I mean, they have to be identical.. which is the hardest thing ever.


----------



## PrinzeCharming

Wow, that's impressive(ly subliminal)! Okay, I'll behave! On the topic of critiquing your drawing skills, ... the hair and the hat are too blended. Try to differentiate the two. I didn't realize it was a hat until a few seconds after. The hair itself could use some details. It would compliment the time you took for the facial features and structure. The eyebrows are on point. Beautiful. They're not too furry like facial caterpillars but not thin enough to consider a lazy attempt. The eyes, eyelashes, and everything in that area is perfect. You did a great job with the indents. Noses are difficult. I can understand that, especially the nostrils. Perfect set of lips and jawline. You have the neck down pat and everything else seems to tie in perfectly. 


Thanks for sharing!


----------



## Reichelina

Greyson said:


> I could never do people, I just satisfy myself with drawing landscapes and flowers and stuff. That looks really good, I would love to see something more recent, I bet you've improved a whole lot over the last few years! Well done still 8)



Why, thanks, Greyson. 
Now, I have not "practiced" much. LIFE SUCKED LIFE OUT OF ME. hahaha. 

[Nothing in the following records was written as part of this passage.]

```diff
@@ -759,6 +768,16 @@
     int const e_ = (launch);                                                                   \
     if (e_) { jur_set_error(what " kernel launch failed: %s", hipGetErrorString((hipError_t)e_)); return JUR_EHIP; } \
     if (ti_ >= 0) HIPCHK(hipEventRecord(m->evpool[2 * ti_ + 1], s));                          \
+  } while (0)
+#define INTEGRATE()                                                                                        \
+  do {                                                                                                     \
+    if (jurk_ega_update_applies(&m->view, &c, co != NULL))                                                 \
+      TIMED(1, jurk_launch_ega_update(&m->view, &c, m->d_arrive, s), "ega + update");                    \
+    else {                                                                                                 \
+      TIMED(1, jurk_launch_ega(&m->view, &c, s), "ega");                                                  \
+      if (co) TIMED(4, jurk_launch_contrib(&m->view, &c, nr, co->rad, co->tau, s), "contribution");       \
+      TIMED(2, jurk_launch_combine(&m->view, &c, s), "combine");                                          \
+    }                                                                                                      \
   } while (0)
   for (long t0 = 0; t0 < nr; t0 += Rt) {
     jur_chunk_t c;
@@ -821,9 +840,7 @@
         c.tsurf = m->d_tsurf + s0;
         c.los = m->d_los + (size_t)s0 * JUR_NLOS * m->nfield;
         c.eps_off = m->d_eps_off + t0c;
-        TIMED(1, jurk_launch_ega(&m->view, &c, s), "ega");
-        if (co) TIMED(4, jurk_launch_contrib(&m->view, &c, nr, co->rad, co->tau, s), "contribution");
-        TIMED(2, jurk_launch_combine(&m->view, &c, s), "combine");
+        INTEGRATE();
         m->n_launch_ega++;
         t0c = t1c;
       }
@@ -836,12 +853,11 @@
       c.np = m->d_np + s0;
       c.tsurf = m->d_tsurf + s0;
       c.los = m->d_los + (size_t)s0 * JUR_NLOS * m->nfield;
-      TIMED(1, jurk_launch_ega(&m->view, &c, s), "ega");
-      if (co) TIMED(4, jurk_launch_contrib(&m->view, &c, nr, co->rad, co->tau, s), "contribution");
-      TIMED(2, jurk_launch_combine(&m->view, &c, s), "combine");
+      INTEGRATE();
       m->n_launch_ega++;
     }
   }
+#undef INTEGRATE
 #undef TIMED
   return record_done(m, s);
 }
diff --git a/jurassic-gpu_amd/jurassic_hip/lib.py b/jurassic-gpu_amd/jurassic_hip/lib.py
--- a/jurassic-gpu_amd/jurassic_hip/lib.py
+++ b/jurassic-gpu_amd/jurassic_hip/lib.py
@@ -89,6 +89,10 @@
         L.jur_tune_combine.restype = None
         L.jur_tune_trace.argtypes = [C.c_int]
         L.jur_tune_trace.restype = None
+        L.jur_tune_update_fusion.argtypes = [C.c_int]
+        L.jur_tune_update_fusion.restype = None
+        L.jur_update_fusion_rule.argtypes = [C.c_int, C.c_int, C.c_long, C.c_int, C.c_int]
+        L.jur_update_fusion_rule.restype = C.c_int
         L.jur_state_size.restype = C.c_size_t
         L.jur_state_size.argtypes = [C.c_void_p, C.c_void_p]
         L.jur_measurement_size.restype = C.c_size_t
@@ -587,3 +591,11 @@
 
 def tune_combine(channels_per_group=4, sync_segments=8, min_lanes=1_000_000):
     lib().jur_tune_combine(channels_per_group, sync_segments, min_lanes)
+
+
+def tune_update_fusion(mode=-1):
+    lib().jur_tune_update_fusion(mode)
+
+
+def update_fusion_rule(strict_tables, contributions, rays, nd, ng):
+    return bool(lib().jur_update_fusion_rule(int(strict_tables), int(contributions), rays, nd, ng))
```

I was going through my old stuff and saw this. Made me want to try drawing again. 




PrinzeCharming said:


> Wow, that's impressive(ly subliminal)! Okay, I'll behave! On the topic of critiquing your drawing skills, ... the hair and the hat are too blended. Try to differentiate the two. I didn't realize it was a hat until a few seconds after. The hair itself could use some details. It would compliment the time you took for the facial features and structure. The eyebrows are on point. Beautiful. They're not too furry like facial caterpillars but not thin enough to consider a lazy attempt. The eyes, eyelashes, and everything in that area is perfect. You did a great job with the indents. Noses are difficult. I can understand that, especially the nostrils. Perfect set of lips and jawline. You have the neck down pat and everything else seems to tie in perfectly.
> 
> 
> Thanks for sharing!



Thanks for taking the time to read stare at my work. I appreciate it. 
If you were a girl, will you have a crush on the man? LOL. 

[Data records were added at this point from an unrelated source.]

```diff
diff --git a/taichi-2d-vof_amd/csrc/runtime/launches.h b/taichi-2d-vof_amd/csrc/runtime/launches.h
--- a/taichi-2d-vof_amd/csrc/runtime/launches.h
+++ b/taichi-2d-vof_amd/csrc/runtime/launches.h
@@ -212,12 +212,18 @@
     return V;
 #endif
   }
+  static bool pair_dma(const vof2d_ctx* h) {
+    if (pair_vec(h) != V) return false;
+    return h->jpair == 3;
+  }
   template <int VV>
   static int jacobi_pair_geom_v(vof2d_ctx* h, int& ntt) {
     constexpr int ST = 64 * VV - 2 * (((2 * 5 + VV - 1) / VV) * VV);
     ntt = (h->g.ny + ST - 1) / ST;
     const bool bs = buffer_stores_ok(h) && (h->buf_stores & 2);
-    const long cap = bs ? resident_blocks(h, k_jacobi_pair<T, VV, 5, true>, 128) : resident_blocks(h, k_jacobi_pair<T, VV, 5, false>, 128);
+    long cap;
+    if (VV == V && pair_dma(h)) cap = bs ? resident_blocks(h, k_jacobi_pair<T, V, 5, true, 0, true>, 128) : resident_blocks(h, k_jacobi_pair<T, V, 5, false, 0, true>, 128);
+    else cap = bs ? resident_blocks(h, k_jacobi_pair<T, VV, 5, true>, 128) : resident_blocks(h, k_jacobi_pair<T, VV, 5, false>, 128);
     return h->jpair_rows > 0 ? h->jpair_rows : chunk_rows_fit(h, ntt, cap, 8, 160);
   }
   static int jacobi_pair_geom(vof2d_ctx* h, int& ntt) {
@@ -233,6 +239,18 @@
     const TbPlan tp = tb_plan(h, adapt_par);
     const unsigned pairs = tp.masks ? (unsigned)tp.waves : (unsigned)(((last - first + R) / R) * ntt);
     const bool bs = buffer_stores_ok(h) && (h->buf_stores & 2);
+    if (VV == V && pair_dma(h)) {
+      hipStreamCaptureStatus cs = hipStreamCaptureStatusNone;
+      if (hipStreamIsCapturing(h->stream, &cs) != hipSuccess) (void)hipGetLastError();
+      else if (cs == hipStreamCaptureStatusNone) h->pair_dma_launches += 1;
+      if (bs)
+        launch_block(h, kJacobiPair, k_jacobi_pair<T, V, 5, true, 0, true>, dim3(pairs), 128u, 0, h->g, C(h), (const T*)F_<T>(h, src),
+                     (const T*)F_<T>(h, fRHS), F_<T>(h, dst), R, ntt, tp, first, last);
+      else
+        launch_block(h, kJacobiPair, k_jacobi_pair<T, V, 5, false, 0, true>, dim3(pairs), 128u, 0, h->g, C(h), (const T*)F_<T>(h, src),
+                     (const T*)F_<T>(h, fRHS), F_<T>(h, dst), R, ntt, tp, first, last);
+      return;
+    }
     if (bs)
       launch_block(h, kJacobiPair, k_jacobi_pair<T, VV, 5, true>, dim3(pairs), 128u, 0, h->g, C(h), (const T*)F_<T>(h, src),
                    (const T*)F_<T>(h, fRHS), F_<T>(h, dst), R, ntt, tp, first, last);
diff --git a/taichi-2d-vof_amd/csrc/runtime/schedule.h b/taichi-2d-vof_amd/csrc/runtime/schedule.h
--- a/taichi-2d-vof_amd/csrc/runtime/schedule.h
+++ b/taichi-2d-vof_amd/csrc/runtime/schedule.h
@@ -246,6 +246,7 @@
 void enqueue_steps_tm(vof2d_ctx* h, int64_t first_step, int K) {
   h->jpair_active = L<T>::jacobi_pair_ok(h);
   h->jpair_captured = h->jpair_active;
+  h->jpair_dma_captured = h->jpair_active && L<T>::pair_dma(h);
   h->tm_rhs_alt = true;
   for (int k = 0; k < K; ++k) {
     const int64_t istep = first_step + k;
diff --git a/taichi-2d-vof_amd/csrc/runtime/step.h b/taichi-2d-vof_amd/csrc/runtime/step.h
--- a/taichi-2d-vof_amd/csrc/runtime/step.h
+++ b/taichi-2d-vof_amd/csrc/runtime/step.h
@@ -135,7 +135,7 @@
       if (hipEventRecord(t.ev[2 * t.n + 1], h->stream) == hipSuccess) t.n += 1;
       else (void)hipGetLastError();
     }
-    if (variant) { h->tm_steps += K; if (h->jpair_captured) h->pair_launches += (int64_t)K * (h->d.jacobi_iters / 10); }
+    if (variant) { h->tm_steps += K; if (h->jpair_captured) h->pair_launches += (int64_t)K * (h->d.jacobi_iters / 10); if (h->jpair_dma_captured) h->pair_dma_launches += (int64_t)K * (h->d.jacobi_iters / 10); }
     else if (h->halves_captured[b]) h->halves_steps += K;
     *ran = K;
     return VOF_OK;
diff --git a/taichi-2d-vof_amd/csrc/vof2d_api.hip b/taichi-2d-vof_amd/csrc/vof2d_api.hip
--- a/taichi-2d-vof_amd/csrc/vof2d_api.hip
+++ b/taichi-2d-vof_amd/csrc/vof2d_api.hip
@@ -627,6 +627,10 @@
     *value = h->pair_launches;
     return VOF_OK;
   }
+  if (!strcmp(name, "jacobi_pair_dma_launches")) {
+    *value = h->pair_dma_launches;
+    return VOF_OK;
+  }
   if (!strcmp(name, "tm_chained_batches")) {
     *value = h->tm_chained;
     return VOF_OK;
```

> [Perfect set of lips and jawline.


----------



## PrinzeCharming

Reichelina said:


> If you were a girl, will you have a crush on the man? LOL.

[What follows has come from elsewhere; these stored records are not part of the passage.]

int score_diag_impl(ocm_ctx* ctx, const float* X, int64_t ldx, const int64_t* rows, int64_t m, int32_t p,
                    const PrepArgs* pp, const double* P, const double* mu, const double* a_diag, int32_t k,
                    float* T_out, double* T2_out, float* Q_out, const ocm_decision* dec, double* accept_out,
                    int64_t accept_stride, double* stats_out, hipStream_t st) {
  int nj = p / 64;
  const bool vec = (ldx % 4 == 0) && ((reinterpret_cast<uintptr_t>(X) & 15) == 0);
  bool one_pass = vec && p % 64 == 0 && (nj == 4 || nj == 8 || nj == 16 || nj == 32) && k <= 20;
  const PrepArgs pa = pp ? *pp : PrepArgs{};
  if (pp && !pa.fused_form()) one_pass = false;
  if (!one_pass && pp) {
    if (m == 0) {
      if (stats_out) OCM_HIP(hipMemsetAsync(stats_out, 0, 4 * sizeof(double), st));
      return OCM_OK;
    }
    float* Y = nullptr;
    OCM_HIP(hipMallocAsync(reinterpret_cast<void**>(&Y), (size_t)m * p * sizeof(float), st));
    ++ctx->prep_materialised;
    int rc = ocm::prep_apply(ctx, X, ldx, rows, m, p, pa, Y, p, st);
    if (rc == OCM_OK)
      rc = score_diag_impl(ctx, Y, p, nullptr, m, p, nullptr, P, mu, a_diag, k, T_out, T2_out, Q_out, dec,
                           accept_out, accept_stride, stats_out, st);
    const hipError_t e = hipFreeAsync(Y, st);
    if (rc == OCM_OK && e != hipSuccess) return ocm::fail(OCM_ERR_HIP, std::string("hipFreeAsync: ") + hipGetErrorString(e));
    return rc;
  }
  if (!one_pass)
    return score_direct(ctx, X, ldx, rows, m, p, P, mu, a_diag, 1, k, T_out, T2_out, Q_out, dec, accept_out,
                        accept_stride, stats_out, st);
  if (m == 0) {
    if (stats_out) OCM_HIP(hipMemsetAsync(stats_out, 0, 4 * sizeof(double), st));
    return OCM_OK;
  }
  const int64_t ntiles = (m + s1p::R - 1) / s1p::R;
  const int grid = (int)std::min<int64_t>(ctx->num_cus, ntiles);
  double* part = nullptr;
  if (stats_out) {
    void* wsp = ocm::workspace(ctx, (size_t)grid * 4 * sizeof(double) + 256, st);
    if (!wsp) return OCM_ERR_NOMEM;
    part = static_cast<double*>(wsp);
  }
  DecArgs d{};
  if (dec) {
    d.enabled = 1;
    d.type = dec->type;
    d.t2_scale = dec->t2_scale;
    d.q_scale = dec->q_scale;
    d.dlim = dec->dlim;
  }
  {
    ocm::TimedRegion tr(ctx, OCM_KERNEL_SCORE, st);
#define OCM_S1P_H(NJ_, EX_, H_)                                                                                 \
  hipLaunchKernelGGL((k_score_1p<NJ_, EX_, H_>), dim3(grid), dim3(256), 0, st, X, ldx, rows, m, P, mu, a_diag, k, \
                     T_out, T2_out, Q_out, d, accept_out, accept_stride, part, ntiles, pa, pa.taps, pa.rowstat)
#ifdef OCM_S1P_W8
    if (nj == 32 && !pp && s1p_w8_enabled()) {
      if (k > 16)
        hipLaunchKernelGGL((k_score_1p<16, true, -1, 8>), dim3(grid), dim3(512), 0, st, X, ldx, rows, m, P, mu, a_diag,
                           k, T_out, T2_out, Q_out, d, accept_out, accept_stride, part, ntiles, pa, pa.taps,
                           pa.rowstat);
      else
        hipLaunchKernelGGL((k_score_1p<16, false, -1, 8>), dim3(grid), dim3(512), 0, st, X, ldx, rows, m, P, mu,
                           a_diag, k, T_out, T2_out, Q_out, d, accept_out, accept_stride, part, ntiles, pa, pa.taps,
                           pa.rowstat);
      nj = 0;
    }
#endif
#define OCM_S1P(NJ_, EX_)                                  \
  if (!pp)                                                 \
    OCM_S1P_H(NJ_, EX_, -1);                               \
  else if (pa.h == 0)                                      \
    OCM_S1P_H(NJ_, EX_, 0);                                \
  else if (pa.h == 2)                                      \
    OCM_S1P_H(NJ_, EX_, 2);                                \
  else                                                     \
    OCM_S1P_H(NJ_, EX_, 7);
#define OCM_S1P_K(NJ_) \
  if (k > 16) {        \
    OCM_S1P(NJ_, true) \
  } else {             \
    OCM_S1P(NJ_, false) \
  }
    if (nj == 0) {
    } else if (nj == 32) {
      OCM_S1P_K(32)
    } else if (nj == 16) {
      OCM_S1P_K(16)
    } else if (nj == 8) {
      OCM_S1P_K(8)
    } else {
      OCM_S1P_K(4)
    }
#undef OCM_S1P_K
#undef OCM_S1P
#undef OCM_S1P_H
  }
  OCM_CHECK_LAUNCH("k_score_1p");
  if (stats_out) {
    hipLaunchKernelGGL(k_stats_reduce, dim3(1), dim3(1024), 0, st, part, (int64_t)grid, stats_out);
    OCM_CHECK_LAUNCH("k_stats_reduce");
  }
  return OCM_OK;
}

}
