template <typename TA, typename TC>
int gemm(occb200_engine* e, const TA* A, const TA* A2, int K1, const float* W, const void* Wh, const float* bias,
         const float* residual, TC* C, int M, int N, int K, int act, cudaStream_t st)
{
    e->launches++;
    ProfScope ps(e, st, CAT_GEMM);
    if constexpr (sizeof(TA) == 2) {
        if (e->cfg.use_tensor_cores && Wh != nullptr && gemm_tc_supported(M, N, K, A2 != nullptr ? K1 : K)) {
            return gemm_tc<TC>(reinterpret_cast<const bf16*>(A), reinterpret_cast<const bf16*>(A2), K1,
                               reinterpret_cast<const bf16*>(Wh), bias, residual, C, M, N, K, act, st);
        }
    }
    if constexpr (sizeof(TA) == 4 && std::is_same<TC, float>::value) {
        if (e->cfg.use_tensor_cores && e->cfg.precision == 0 && Wh != nullptr && e->split_ws.p != nullptr &&
            gemm_tc_supported(M, N, 3 * K, 2 * K)) {
// ... 144 lines not shown
    const int nq_sca = 8 * c.num_levels * c.sca_points * 3;
    const bool q_half = sizeof(T) == 2 && c.use_tensor_cores && e->layers[0].tsa_q_wh.p != nullptr &&
                        e->layers[0].sca_q_wh.p != nullptr && gemm_tc_supported(Nq, nq_tsa, 2 * C, C) &&
                        gemm_tc_supported(Nq, nq_sca, C, C);
    void* qproj = e->qproj.p;
    T* attn_out = e->attn_out.as<T>();
    const bool hoist_v = sizeof(T) == 2 && c.use_tensor_cores && e->sca_value_all.p != nullptr;
    const bool l0_fold = mode == MODE_FRAME && const_q && !has_prev && e->l0_ready;
    const T* q_t_in = q_t;
    if (hoist_v && mode == MODE_FRAME) {
        e->launches++;
        ProfScope ps(e, st, CAT_GEMM);
        if (gemm_tc_blocked256((const bf16*)tokens, e->sca_v_all_wh.as<bf16>(), e->sca_v_all_b.as<float>(),
                               e->sca_value_all.as<bf16>(), ncam * Nv, c.num_layers * C, C, st)) return 2;
    }
    for (int l = 0; l < c.num_layers; ++l) {
        LayerW& w = e->layers[l];
        const bool fold_pos = fuse_ln && !has_prev && w.tsa_q_wh_fold.p != nullptr && w.tsa_q_const.p != nullptr && q_half;
        if (l == 0 && l0_fold) {
            q_f32 = e->l0_x_f32.as<float>(); x_f32 = e->q_f32.as<float>(); spare_f32 = e->x_f32.as<float>();
            cbuf = q_f32;
            q_t_in = e->l0_q_t.as<T>();
            q_in = q_t; q_pos_in = q_pos_t;
        } else {
            const T* a_v = has_prev ? e->prev_t.as<T>() : q_in;
            T* v_prev = e->tsa_value.as<T>();
            const T* v_cur = has_prev ? e->tsa_v_query.as<T>() + (size_t)l * Nq * C : v_prev;
            const bool tsa_merge = sizeof(T) == 2 && fuse_ln && q_half && w.tsa_v_wh.p != nullptr;
            if (tsa_merge) {
                if constexpr (sizeof(T) == 2) {
// ... 52 lines not shown
            }
        }
        const int rc = q_half ? gemm<T, __half>(e, q_t_in, nullptr, 0, w.sca_q_w.as<float>(), w.sca_q_wh.p, w.sca_q_b.as<float>(),
                                                nullptr, (__half*)qproj, Nq, nq_sca, C, ACT_NONE, st)
                              : gemm<T, float>(e, q_t_in, nullptr, 0, w.sca_q_w.as<float>(), w.sca_q_wh.p, w.sca_q_b.as<float>(),
                                               nullptr, (float*)qproj, Nq, nq_sca, C, ACT_NONE, st);
        if (rc) return 2;
        q_t_in = q_t;
        const T* sca_val = e->sca_value.as<T>();
        if (hoist_v) {
            sca_val = reinterpret_cast<const T*>(e->sca_value_all.as<bf16>() + (size_t)l * ncam * Nv * C);
        } else if (gemm<T, T>(e, tokens, nullptr, 0, w.sca_v_w.as<float>(), w.sca_v_wh.p, w.sca_v_b.as<float>(), nullptr,
                              e->sca_value.as<T>(), ncam * Nv, C, C, ACT_NONE, st)) return 2;
        {
            ProfScope ps(e, st, CAT_SCA);
            if (launch_sca_fused<T>(sca_val, qproj, q_half, e->sp, e->lg, Nv, attn_out, e->hits.as<uint8_t>(), st)) return 2;
        }
        e->launches++;
        if (fuse_ln) {
            if (gemm_ln_fused(e, (const bf16*)attn_out, w.sca_o_wh.p, w.sca_o_b.as<float>(), q_f32, w.ln_g[1].as<float>(),
                              w.ln_b[1].as<float>(), nullptr, x_f32, (bf16*)q_t, nullptr, Nq, C, st)) return 2;
            advance();
        } else {
            if (gemm<T, float>(e, attn_out, nullptr, 0, w.sca_o_w.as<float>(), w.sca_o_wh.p, w.sca_o_b.as<float>(),
                               q_f32, x_f32, Nq, C, C, ACT_NONE, st)) return 2;
            if (e->taps)
                OCC_CUDA(cudaMemcpyAsync(e->tap_sca.as<float>() + (size_t)l * Nq * C, x_f32, (size_t)Nq * C * 4,
                                         cudaMemcpyDeviceToDevice, st));
            {
                ProfScope ps(e, st, CAT_LN);
                if (launch_layernorm<T>(x_f32, w.ln_g[1].as<float>(), w.ln_b[1].as<float>(), nullptr, Nq, C, q_f32, q_t,
// ... 12 lines not shown
                return 2;
            advance();
        } else {
            if (gemm<T, float>(e, e->ffn_h.as<T>(), nullptr, 0, w.ffn2_w.as<float>(), w.ffn2_wh.p, w.ffn2_b.as<float>(),
                               q_f32, x_f32, Nq, C, c.ffn_dim, ACT_NONE, st)) return 2;
            {
                ProfScope ps(e, st, CAT_LN);
                if (launch_layernorm<T>(x_f32, w.ln_g[2].as<float>(), w.ln_b[2].as<float>(), pos, Nq, C, q_f32, y_t,
                                        q_pos_t, st)) return 2;
            }
            e->launches++;
        }
        if (e->taps)
            OCC_CUDA(cudaMemcpyAsync(e->tap_layer.as<float>() + (size_t)l * Nq * C, q_f32, (size_t)Nq * C * 4,
                                     cudaMemcpyDeviceToDevice, st));
    }
    const int X = c.bev_w, Y = c.bev_h, Z = c.pillar_h, mid = C / Z;
    const bool lift_from_t32 = fuse_ln && sizeof(T) == 2 && bev_embed == nullptr && Z == 16 && mid == 16;
    if (fuse_ln && !lift_from_t32) {
        ProfScope ps(e, st, CAT_PACK);
        if (launch_t32_convert(q_f32, x_f32, Nq, 1, st)) return 2;
        advance();
        e->launches++;
    }
    if (bev_embed)
        OCC_CUDA(cudaMemcpyAsync(bev_embed, q_f32, (size_t)Nq * C * 4, cudaMemcpyDeviceToDevice, st));
    if (!occ_logits && !flow && !cls_u8 && !cls_i64) return 0;
    {
        ProfScope ps(e, st, CAT_VOX);
        if (lift_from_t32) {
// ... 214 lines not shown
{
    if (!e) return;
    for (auto& w : e->layers) {
        DevBuf* all[] = {&w.tsa_v_w, &w.tsa_v_b, &w.tsa_q_w, &w.tsa_q_b, &w.tsa_o_w, &w.tsa_o_b, &w.sca_q_w, &w.sca_q_b,
                         &w.sca_v_w, &w.sca_v_b, &w.sca_o_w, &w.sca_o_b, &w.ffn1_w, &w.ffn1_b, &w.ffn2_w, &w.ffn2_b,
                         &w.ln_g[0], &w.ln_g[1], &w.ln_g[2], &w.ln_b[0], &w.ln_b[1], &w.ln_b[2], &w.tsa_v_wh,
                         &w.tsa_q_wh, &w.tsa_o_wh, &w.sca_q_wh, &w.sca_v_wh, &w.sca_o_wh, &w.ffn1_wh, &w.ffn2_wh,
                         &w.tsa_q_wh_fold, &w.tsa_q_const, &w.tsa_q_const_t32};
        for (DevBuf* b : all) b->release();
    }
    DevBuf* all[] = {&e->rot_map, &e->hist, &e->split_ws, &e->tokens_split, &e->l0_x_f32, &e->l0_q_t, &e->pos_bf, &e->qc_f32, &e->qc_t, &e->qc_pos_t, &e->bev_queries, &e->pos, &e->pos_t32, &e->cams_embeds, &e->level_embeds, &e->conv_w[0], &e->conv_w[1],
                     &e->conv_b[0], &e->conv_b[1], &e->conv_wh[0], &e->conv_wh[1], &e->conv_wh_hi[0], &e->conv_wh_hi[1], &e->conv_wh_lo[0],
                     &e->conv_wh_lo[1], &e->vox_split, &e->sca_v_all_wh, &e->sca_v_all_b, &e->sca_value_all, &e->hw1, &e->hb1, &e->hw2, &e->hb2,
                     &e->fw1, &e->fb1, &e->fw2, &e->fb2, &e->head_w1h, &e->head_w2h, &e->head_b1c, &e->head_b2c, &e->tokens, &e->sca_value, &e->q_f32, &e->q_t,
                     &e->q_pos_t, &e->prev_t, &e->tsa_value, &e->tsa_v_query, &e->qproj, &e->attn_out,
                     &e->x_f32, &e->ffn_h, &e->vox0, &e->vox1, &e->vox2, &e->hits, &e->tap_layer, &e->tap_tsa,
                     &e->tap_sca, &e->feats_dev[0], &e->feats_dev[1], &e->feats_dev[2], &e->feats_dev[3],
                     &e->occ_i64_dev, &e->flow_dev, &e->bb_levels[0], &e->bb_levels[1], &e->bb_levels[2], &e->bb_levels[3]};
    for (DevBuf* b : all) b->release();
    if (e->bb_free) cudaEventDestroy(e->bb_free);
    if (e->hist_done) cudaEventDestroy(e->hist_done);
    for (auto& sl : e->slots) {
        for (auto& f : sl.feats) f.release();
        sl.occ.release(); sl.flow.release(); sl.rot.release();
        if (sl.rot_pinned) cudaFreeHost(sl.rot_pinned);
        if (sl.compute_done) {
            for (cudaEvent_t ev : sl.h2d_done) cudaEventDestroy(ev);
            cudaEventDestroy(sl.compute_done); cudaEventDestroy(sl.d2h_done);
        }
    }
    if (e->d2h_stream) {
        for (cudaStream_t hs : e->h2d_stream) cudaStreamDestroy(hs);
        cudaStreamDestroy(e->d2h_stream);
    }
    for (cudaEvent_t ev : e->event_pool) cudaEventDestroy(ev);
    delete e;
// ... 203 lines not shown
                upload(e->head_b1c, b1c.data(), b1c.size()) || upload(e->head_b2c, b2c.data(), b2c.size())) return 2;
        }
    }
    const size_t es = e->elt();
    const size_t nvox = (size_t)c.bev_w * c.bev_h * c.pillar_h;
    const size_t ntok = (size_t)c.num_cams * e->Nv;
    int maxq = 8 * c.num_levels * c.sca_points * 3;
    const size_t nq_pad = ((size_t)Nq + 127) / 128 * 128;
    if (e->tokens.alloc(ntok * C * es) || e->sca_value.alloc(ntok * C * es) || e->q_f32.alloc(nq_pad * C * 4) ||
        e->q_t.alloc((size_t)Nq * C * es) || e->q_pos_t.alloc((size_t)Nq * C * es) ||
        e->prev_t.alloc((size_t)Nq * C * es) || e->tsa_value.alloc((size_t)Nq * C * es) ||
        e->qproj.alloc((size_t)Nq * maxq * 4) ||
        e->attn_out.alloc((size_t)Nq * C * es) || e->x_f32.alloc(nq_pad * C * 4) ||
        e->ffn_h.alloc((size_t)Nq * F * es) || e->vox0.alloc(nvox * mid * es) || e->vox1.alloc(nvox * od * es) ||
        e->vox2.alloc(nvox * od * es) || e->hits.alloc(Nq)) return 2;
    OCC_CUDA(cudaMemset(e->q_f32.p, 0, nq_pad * C * 4));
    OCC_CUDA(cudaMemset(e->x_f32.p, 0, nq_pad * C * 4));
    if (tc32) {
        const size_t kmax = (size_t)std::max(2 * C, F);
        if (e->split_ws.alloc((size_t)Nq * 2 * kmax * 2) || e->tokens_split.alloc(ntok * 2 * C * 2)) return 2;
        if (c.pillar_h == 16 && e->vox_split.alloc(nvox * 2 * od * 2)) return 2;
    }
    e->host_params.clear();
    if ((c.precision == 0 ? build_tsa_query_values<float>(e) : build_tsa_query_values<bf16>(e))) return 2;
    e->l0_ready = false;
    if (tc && e->qc_f32.p != nullptr && getenv("OCC_NO_L0_FOLD") == nullptr) {
        const size_t rows_pad = ((size_t)Nq + 127) / 128 * 128;
        if (e->l0_x_f32.alloc(rows_pad * C * 4) || e->l0_q_t.alloc((size_t)Nq * C * 2)) return 2;
        OCC_CUDA(cudaMemset(e->l0_x_f32.p, 0, rows_pad * C * 4));
        const bool taps = e->taps;
        e->taps = false;
        const int rc = forward_impl<bf16>(e, nullptr, nullptr, nullptr, nullptr, nullptr, nullptr, nullptr, 0, MODE_L0_TSA_ONLY);
        e->taps = taps;
        if (rc) return rc;
        OCC_CUDA(cudaDeviceSynchronize());
        e->l0_ready = true;
    }
    e->finalized = true;
    return 0;
}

I almost saw myself in this drawing actually! I'd crush myself to pieces. :love-struck:


----------



## Reichelina

PrinzeCharming said:


> I almost saw myself in this drawing actually! I'd crush myself to pieces. :love-struck:



You will be hard to draw. As much as I love hair, I suck AT it. 
---> that word is so important here. Erase it and I'll be in trouble.


----------



## PrinzeCharming

Reichelina said:


> You will be hard to draw. As much as I love hair, I suck AT it.
> ---> that word is so important here. Erase it and I'll be in trouble.



Regardless, you have more talent than I do in that department. I couldn't draw that well to save my life.


----------



## Reichelina

PrinzeCharming said:


> Regardless, you have more talent than I do in that department. I couldn't draw that well to save my life.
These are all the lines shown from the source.